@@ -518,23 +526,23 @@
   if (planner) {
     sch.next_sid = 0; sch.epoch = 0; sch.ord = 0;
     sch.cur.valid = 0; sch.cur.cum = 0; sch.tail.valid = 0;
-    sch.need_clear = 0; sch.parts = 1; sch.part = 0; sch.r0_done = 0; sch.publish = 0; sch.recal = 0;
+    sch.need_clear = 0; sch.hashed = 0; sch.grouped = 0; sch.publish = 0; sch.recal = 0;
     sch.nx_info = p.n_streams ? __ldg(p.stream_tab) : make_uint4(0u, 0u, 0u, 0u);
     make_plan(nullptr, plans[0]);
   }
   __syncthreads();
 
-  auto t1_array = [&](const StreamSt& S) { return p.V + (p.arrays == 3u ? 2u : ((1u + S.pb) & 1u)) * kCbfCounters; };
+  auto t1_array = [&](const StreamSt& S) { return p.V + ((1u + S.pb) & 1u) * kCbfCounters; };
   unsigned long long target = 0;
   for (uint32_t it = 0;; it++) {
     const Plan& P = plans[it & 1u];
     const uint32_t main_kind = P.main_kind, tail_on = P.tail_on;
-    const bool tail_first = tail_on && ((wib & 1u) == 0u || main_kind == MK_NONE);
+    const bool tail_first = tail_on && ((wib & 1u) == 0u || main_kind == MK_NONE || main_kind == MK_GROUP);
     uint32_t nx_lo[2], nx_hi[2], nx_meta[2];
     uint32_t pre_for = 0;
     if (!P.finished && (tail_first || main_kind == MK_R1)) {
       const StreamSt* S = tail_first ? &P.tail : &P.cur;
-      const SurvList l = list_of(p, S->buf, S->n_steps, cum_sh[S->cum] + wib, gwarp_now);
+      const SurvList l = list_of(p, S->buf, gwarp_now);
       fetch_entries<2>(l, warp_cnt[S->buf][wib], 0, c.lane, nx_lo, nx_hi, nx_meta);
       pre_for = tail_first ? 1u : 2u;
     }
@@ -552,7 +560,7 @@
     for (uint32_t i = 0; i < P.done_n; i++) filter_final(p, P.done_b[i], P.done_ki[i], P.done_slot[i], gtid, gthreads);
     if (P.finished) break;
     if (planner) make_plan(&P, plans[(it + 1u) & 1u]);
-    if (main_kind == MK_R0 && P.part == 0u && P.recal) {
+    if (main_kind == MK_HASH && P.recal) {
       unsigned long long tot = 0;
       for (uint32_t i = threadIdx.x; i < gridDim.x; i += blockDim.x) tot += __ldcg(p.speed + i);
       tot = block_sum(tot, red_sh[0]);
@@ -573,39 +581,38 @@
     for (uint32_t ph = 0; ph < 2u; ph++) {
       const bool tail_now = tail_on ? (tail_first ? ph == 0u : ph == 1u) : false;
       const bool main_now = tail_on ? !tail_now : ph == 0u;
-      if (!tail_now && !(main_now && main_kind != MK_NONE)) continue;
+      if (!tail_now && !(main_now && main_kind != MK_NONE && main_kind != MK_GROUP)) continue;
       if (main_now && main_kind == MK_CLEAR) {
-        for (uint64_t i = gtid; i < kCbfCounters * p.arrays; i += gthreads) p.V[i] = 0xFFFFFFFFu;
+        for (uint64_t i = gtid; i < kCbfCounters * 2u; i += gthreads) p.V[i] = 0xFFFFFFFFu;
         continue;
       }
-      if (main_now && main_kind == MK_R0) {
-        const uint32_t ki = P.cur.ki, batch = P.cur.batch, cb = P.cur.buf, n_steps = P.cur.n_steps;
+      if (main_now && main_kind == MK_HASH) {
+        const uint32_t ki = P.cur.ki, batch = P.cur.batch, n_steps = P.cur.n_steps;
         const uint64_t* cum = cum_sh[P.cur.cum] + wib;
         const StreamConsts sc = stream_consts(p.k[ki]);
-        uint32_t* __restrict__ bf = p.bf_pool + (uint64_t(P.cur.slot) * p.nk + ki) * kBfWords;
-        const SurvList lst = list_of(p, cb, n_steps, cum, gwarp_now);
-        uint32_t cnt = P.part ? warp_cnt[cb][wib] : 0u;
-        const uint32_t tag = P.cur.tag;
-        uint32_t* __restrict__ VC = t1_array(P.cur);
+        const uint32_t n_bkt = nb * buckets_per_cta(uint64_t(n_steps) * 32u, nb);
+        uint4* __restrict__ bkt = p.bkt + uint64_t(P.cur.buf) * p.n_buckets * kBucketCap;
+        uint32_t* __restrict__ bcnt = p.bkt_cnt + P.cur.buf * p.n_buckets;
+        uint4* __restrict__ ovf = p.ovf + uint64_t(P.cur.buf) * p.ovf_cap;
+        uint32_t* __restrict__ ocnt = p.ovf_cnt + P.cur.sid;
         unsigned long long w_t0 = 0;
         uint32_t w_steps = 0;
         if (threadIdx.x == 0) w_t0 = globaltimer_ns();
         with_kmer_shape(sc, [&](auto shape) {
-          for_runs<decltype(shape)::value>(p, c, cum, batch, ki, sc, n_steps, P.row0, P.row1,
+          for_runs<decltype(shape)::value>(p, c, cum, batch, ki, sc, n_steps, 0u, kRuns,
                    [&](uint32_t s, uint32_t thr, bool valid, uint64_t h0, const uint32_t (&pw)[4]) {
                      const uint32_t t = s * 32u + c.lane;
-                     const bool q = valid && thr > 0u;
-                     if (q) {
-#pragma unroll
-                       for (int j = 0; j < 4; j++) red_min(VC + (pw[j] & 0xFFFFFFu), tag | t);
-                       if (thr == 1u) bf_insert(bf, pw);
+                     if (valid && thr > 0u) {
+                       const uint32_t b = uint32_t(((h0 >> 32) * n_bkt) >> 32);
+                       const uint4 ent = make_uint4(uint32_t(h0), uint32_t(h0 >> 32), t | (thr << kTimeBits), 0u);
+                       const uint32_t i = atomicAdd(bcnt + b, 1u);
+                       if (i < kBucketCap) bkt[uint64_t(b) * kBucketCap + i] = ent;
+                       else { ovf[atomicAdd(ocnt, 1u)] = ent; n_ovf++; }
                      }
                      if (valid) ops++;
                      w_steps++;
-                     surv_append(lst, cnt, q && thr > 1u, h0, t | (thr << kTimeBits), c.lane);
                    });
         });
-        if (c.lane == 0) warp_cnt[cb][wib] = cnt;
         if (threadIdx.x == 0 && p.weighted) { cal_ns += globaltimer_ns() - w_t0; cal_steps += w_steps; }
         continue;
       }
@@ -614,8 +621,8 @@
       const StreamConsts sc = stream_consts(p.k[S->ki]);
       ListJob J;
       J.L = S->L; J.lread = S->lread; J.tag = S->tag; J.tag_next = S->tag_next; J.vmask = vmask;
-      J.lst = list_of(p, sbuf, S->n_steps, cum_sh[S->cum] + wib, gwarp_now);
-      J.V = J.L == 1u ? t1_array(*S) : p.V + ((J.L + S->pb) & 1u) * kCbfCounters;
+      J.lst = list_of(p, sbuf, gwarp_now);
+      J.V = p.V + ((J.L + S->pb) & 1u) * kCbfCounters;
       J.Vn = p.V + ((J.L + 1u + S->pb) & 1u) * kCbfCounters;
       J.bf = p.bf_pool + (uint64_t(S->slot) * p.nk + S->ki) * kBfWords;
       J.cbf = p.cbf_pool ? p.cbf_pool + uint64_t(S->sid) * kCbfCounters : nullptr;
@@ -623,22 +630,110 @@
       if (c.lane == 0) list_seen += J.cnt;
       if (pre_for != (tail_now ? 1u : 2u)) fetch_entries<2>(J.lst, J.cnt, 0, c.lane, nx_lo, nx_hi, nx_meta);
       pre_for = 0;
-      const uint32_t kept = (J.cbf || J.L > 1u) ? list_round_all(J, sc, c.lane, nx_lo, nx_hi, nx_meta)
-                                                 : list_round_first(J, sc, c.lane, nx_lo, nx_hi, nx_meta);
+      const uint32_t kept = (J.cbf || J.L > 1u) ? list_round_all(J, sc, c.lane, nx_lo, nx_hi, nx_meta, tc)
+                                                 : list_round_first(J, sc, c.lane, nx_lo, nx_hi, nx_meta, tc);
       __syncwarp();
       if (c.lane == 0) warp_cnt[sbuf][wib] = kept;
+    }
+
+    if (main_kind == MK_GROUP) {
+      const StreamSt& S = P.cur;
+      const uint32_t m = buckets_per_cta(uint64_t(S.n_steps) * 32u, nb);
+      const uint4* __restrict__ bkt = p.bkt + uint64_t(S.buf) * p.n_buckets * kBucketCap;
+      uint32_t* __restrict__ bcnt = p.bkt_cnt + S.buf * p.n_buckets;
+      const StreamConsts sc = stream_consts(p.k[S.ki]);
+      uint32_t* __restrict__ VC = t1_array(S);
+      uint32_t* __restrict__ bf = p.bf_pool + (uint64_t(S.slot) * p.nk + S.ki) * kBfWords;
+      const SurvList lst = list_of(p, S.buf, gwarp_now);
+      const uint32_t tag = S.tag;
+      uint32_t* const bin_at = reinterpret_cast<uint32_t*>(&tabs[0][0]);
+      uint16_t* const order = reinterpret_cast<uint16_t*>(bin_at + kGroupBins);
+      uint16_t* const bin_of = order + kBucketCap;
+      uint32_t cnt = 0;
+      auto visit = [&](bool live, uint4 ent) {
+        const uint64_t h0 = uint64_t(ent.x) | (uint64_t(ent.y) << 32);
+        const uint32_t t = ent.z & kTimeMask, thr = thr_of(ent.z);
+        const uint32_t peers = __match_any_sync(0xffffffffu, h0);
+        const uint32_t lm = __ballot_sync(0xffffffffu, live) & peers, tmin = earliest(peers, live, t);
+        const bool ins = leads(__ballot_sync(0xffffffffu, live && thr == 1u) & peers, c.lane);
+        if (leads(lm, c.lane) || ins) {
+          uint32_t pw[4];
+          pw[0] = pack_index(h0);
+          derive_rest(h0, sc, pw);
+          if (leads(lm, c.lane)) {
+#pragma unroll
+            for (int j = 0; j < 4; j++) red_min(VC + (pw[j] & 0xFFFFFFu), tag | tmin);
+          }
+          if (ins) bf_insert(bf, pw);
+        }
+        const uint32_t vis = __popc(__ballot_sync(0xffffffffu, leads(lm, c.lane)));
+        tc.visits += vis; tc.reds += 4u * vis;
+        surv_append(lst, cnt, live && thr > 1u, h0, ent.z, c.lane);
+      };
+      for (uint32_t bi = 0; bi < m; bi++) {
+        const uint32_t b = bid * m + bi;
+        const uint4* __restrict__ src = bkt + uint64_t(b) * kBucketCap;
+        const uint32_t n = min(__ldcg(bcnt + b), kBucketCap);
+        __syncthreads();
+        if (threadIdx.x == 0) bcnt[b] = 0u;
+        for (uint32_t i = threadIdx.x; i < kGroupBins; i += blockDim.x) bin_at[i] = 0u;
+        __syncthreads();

TASK TO COMPLETE:
All of the lines above that carry the string "kBucketCap" need to be found and copied.

RESPONSE AREA:
+        uint4* __restrict__ bkt = p.bkt + uint64_t(P.cur.buf) * p.n_buckets * kBucketCap;
+                       if (i < kBucketCap) bkt[uint64_t(b) * kBucketCap + i] = ent;
+      const uint4* __restrict__ bkt = p.bkt + uint64_t(S.buf) * p.n_buckets * kBucketCap;
+      uint16_t* const bin_of = order + kBucketCap;
+        const uint4* __restrict__ src = bkt + uint64_t(b) * kBucketCap;
+        const uint32_t n = min(__ldcg(bcnt + b), kBucketCap);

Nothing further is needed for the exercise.